WORK ORDER: Write only the number of lines in the entries below that contain the word "constexpr".

Items from a dataset
======

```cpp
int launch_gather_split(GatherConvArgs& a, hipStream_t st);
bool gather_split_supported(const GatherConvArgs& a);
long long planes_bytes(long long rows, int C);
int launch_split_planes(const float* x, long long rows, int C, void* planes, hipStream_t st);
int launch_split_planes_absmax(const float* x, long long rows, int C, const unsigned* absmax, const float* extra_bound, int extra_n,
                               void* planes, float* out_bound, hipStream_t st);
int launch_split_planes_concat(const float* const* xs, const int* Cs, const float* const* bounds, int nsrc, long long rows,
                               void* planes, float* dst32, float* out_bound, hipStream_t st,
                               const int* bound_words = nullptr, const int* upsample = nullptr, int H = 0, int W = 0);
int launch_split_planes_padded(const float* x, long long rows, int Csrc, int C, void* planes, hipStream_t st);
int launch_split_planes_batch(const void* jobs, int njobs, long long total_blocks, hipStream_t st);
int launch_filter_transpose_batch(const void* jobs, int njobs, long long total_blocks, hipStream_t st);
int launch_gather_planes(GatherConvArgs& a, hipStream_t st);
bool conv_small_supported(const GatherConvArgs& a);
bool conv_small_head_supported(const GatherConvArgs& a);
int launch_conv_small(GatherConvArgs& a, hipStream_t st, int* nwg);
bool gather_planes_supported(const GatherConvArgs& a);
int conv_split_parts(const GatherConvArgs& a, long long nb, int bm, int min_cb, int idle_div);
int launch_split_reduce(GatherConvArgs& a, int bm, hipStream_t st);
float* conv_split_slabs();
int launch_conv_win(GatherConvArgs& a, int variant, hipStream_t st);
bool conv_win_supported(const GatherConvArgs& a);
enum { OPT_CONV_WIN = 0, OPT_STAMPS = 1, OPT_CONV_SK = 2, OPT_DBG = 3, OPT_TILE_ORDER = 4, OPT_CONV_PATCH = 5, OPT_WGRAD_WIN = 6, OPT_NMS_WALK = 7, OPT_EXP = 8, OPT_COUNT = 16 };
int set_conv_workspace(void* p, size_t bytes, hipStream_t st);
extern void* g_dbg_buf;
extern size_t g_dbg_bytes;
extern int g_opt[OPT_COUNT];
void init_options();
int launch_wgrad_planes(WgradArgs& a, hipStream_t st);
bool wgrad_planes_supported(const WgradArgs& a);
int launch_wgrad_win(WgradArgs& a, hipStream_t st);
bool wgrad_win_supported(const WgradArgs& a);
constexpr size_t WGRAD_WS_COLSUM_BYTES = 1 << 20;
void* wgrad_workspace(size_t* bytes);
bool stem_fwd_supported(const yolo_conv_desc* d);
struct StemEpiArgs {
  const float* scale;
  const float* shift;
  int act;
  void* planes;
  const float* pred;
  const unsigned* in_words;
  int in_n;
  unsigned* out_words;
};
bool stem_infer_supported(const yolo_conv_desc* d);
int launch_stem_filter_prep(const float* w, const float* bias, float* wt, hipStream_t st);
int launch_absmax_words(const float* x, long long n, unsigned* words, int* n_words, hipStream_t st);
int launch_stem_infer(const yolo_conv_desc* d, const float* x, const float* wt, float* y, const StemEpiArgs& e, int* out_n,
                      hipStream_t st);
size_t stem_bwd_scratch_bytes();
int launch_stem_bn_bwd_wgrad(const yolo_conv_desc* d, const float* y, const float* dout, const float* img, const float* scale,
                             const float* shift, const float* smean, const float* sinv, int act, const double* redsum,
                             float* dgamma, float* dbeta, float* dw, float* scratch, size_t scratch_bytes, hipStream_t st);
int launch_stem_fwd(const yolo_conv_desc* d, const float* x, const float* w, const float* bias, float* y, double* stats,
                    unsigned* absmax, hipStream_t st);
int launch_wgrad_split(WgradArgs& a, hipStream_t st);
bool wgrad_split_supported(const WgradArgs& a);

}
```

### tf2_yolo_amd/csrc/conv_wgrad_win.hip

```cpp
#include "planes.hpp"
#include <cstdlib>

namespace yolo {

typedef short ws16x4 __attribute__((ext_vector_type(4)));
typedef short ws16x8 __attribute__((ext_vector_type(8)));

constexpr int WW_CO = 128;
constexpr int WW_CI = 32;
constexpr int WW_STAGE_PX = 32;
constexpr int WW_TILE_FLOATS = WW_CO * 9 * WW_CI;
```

======

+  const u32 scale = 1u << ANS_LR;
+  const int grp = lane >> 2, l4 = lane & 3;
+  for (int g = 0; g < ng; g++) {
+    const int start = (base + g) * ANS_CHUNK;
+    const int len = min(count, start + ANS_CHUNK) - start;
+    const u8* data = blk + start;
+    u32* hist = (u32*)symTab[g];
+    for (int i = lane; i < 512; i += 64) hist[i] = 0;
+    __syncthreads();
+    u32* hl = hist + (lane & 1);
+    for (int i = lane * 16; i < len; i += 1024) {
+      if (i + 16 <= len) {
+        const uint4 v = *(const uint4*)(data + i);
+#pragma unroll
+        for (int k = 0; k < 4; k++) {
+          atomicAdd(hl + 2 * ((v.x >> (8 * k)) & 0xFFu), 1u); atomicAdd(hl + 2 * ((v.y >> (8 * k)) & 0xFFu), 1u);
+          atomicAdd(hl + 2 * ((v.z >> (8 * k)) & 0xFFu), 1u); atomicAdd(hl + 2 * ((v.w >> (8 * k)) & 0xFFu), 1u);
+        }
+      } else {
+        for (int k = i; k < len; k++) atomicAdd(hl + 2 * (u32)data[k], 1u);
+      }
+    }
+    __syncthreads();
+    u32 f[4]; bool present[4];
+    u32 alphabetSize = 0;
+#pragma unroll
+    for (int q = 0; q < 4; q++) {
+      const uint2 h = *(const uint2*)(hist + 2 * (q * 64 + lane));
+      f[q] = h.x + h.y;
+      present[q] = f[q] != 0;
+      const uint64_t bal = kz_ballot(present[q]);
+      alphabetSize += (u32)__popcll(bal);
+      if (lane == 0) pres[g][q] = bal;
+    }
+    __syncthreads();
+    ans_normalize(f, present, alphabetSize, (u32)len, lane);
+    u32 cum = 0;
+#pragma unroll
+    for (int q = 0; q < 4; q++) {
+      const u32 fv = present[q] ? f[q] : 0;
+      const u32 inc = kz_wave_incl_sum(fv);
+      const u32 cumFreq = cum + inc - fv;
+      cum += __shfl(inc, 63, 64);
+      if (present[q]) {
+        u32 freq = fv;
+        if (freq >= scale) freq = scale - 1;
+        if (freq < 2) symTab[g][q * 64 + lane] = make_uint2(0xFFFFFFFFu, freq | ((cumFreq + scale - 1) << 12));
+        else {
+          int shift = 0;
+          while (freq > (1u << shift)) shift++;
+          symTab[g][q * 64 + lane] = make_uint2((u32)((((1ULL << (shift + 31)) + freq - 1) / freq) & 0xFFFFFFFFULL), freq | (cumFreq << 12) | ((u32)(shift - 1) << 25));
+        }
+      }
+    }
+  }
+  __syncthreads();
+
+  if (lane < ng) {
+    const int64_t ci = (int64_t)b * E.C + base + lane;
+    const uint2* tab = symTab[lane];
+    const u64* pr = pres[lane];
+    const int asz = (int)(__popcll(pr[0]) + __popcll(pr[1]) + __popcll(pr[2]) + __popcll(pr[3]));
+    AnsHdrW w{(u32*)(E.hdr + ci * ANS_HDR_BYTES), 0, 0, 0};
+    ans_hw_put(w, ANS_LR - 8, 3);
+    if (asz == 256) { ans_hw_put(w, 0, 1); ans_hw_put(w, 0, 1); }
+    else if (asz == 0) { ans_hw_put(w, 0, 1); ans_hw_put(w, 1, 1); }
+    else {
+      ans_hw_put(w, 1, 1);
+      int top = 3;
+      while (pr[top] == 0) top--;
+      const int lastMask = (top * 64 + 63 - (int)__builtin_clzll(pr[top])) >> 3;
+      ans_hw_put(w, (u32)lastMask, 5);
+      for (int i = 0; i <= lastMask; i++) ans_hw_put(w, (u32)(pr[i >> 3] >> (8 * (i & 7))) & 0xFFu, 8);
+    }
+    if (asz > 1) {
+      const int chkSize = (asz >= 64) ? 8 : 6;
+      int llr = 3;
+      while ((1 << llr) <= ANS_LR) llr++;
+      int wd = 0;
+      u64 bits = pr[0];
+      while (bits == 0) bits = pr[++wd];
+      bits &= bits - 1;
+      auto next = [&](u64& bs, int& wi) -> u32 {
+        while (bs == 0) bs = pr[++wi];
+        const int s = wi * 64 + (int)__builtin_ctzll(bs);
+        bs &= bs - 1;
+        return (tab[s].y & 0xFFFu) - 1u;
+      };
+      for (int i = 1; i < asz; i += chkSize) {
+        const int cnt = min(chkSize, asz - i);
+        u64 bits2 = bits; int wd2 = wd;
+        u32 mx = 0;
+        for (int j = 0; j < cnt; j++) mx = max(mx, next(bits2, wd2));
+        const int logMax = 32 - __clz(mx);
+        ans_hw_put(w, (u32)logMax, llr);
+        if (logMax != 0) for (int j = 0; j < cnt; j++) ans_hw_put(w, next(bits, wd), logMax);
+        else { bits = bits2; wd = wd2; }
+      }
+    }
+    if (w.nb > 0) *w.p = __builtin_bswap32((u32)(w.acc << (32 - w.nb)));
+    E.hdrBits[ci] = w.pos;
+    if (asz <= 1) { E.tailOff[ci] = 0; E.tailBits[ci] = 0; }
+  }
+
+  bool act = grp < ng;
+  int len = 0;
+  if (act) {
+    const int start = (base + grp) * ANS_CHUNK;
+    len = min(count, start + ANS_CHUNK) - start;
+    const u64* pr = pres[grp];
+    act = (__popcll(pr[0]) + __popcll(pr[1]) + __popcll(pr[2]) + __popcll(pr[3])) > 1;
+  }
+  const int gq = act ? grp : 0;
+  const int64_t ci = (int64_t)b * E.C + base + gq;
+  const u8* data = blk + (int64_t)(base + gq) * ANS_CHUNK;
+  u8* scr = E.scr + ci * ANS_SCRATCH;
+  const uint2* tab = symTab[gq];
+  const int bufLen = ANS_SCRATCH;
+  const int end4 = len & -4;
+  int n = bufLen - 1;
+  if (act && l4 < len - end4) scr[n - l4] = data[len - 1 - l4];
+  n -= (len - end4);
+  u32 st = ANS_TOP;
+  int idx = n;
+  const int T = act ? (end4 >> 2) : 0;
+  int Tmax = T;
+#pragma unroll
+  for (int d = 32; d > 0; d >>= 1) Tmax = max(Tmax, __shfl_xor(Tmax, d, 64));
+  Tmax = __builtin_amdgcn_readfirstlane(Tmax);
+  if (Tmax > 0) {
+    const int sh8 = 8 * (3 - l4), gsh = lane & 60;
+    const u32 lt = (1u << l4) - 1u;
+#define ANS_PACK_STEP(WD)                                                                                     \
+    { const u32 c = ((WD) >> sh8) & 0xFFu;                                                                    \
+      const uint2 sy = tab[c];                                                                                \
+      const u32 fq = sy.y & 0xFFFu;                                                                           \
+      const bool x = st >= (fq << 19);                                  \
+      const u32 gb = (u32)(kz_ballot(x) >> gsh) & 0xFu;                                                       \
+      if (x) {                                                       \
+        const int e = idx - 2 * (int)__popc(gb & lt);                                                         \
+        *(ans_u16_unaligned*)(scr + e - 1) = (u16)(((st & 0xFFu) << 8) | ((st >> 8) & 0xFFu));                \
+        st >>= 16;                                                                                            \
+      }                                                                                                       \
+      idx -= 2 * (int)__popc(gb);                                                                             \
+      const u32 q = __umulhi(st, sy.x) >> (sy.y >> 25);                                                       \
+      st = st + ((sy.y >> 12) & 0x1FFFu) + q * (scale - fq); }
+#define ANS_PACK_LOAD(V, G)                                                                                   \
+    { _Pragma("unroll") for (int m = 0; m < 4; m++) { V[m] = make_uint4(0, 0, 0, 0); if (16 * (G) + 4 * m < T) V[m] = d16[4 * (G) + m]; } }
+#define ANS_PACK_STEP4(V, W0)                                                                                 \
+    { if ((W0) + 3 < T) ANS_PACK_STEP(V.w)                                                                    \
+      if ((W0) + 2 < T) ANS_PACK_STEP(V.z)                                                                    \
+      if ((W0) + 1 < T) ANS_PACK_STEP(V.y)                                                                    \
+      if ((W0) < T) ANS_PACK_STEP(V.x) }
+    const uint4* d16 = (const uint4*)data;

======

PROBLEM SOLUTION: 5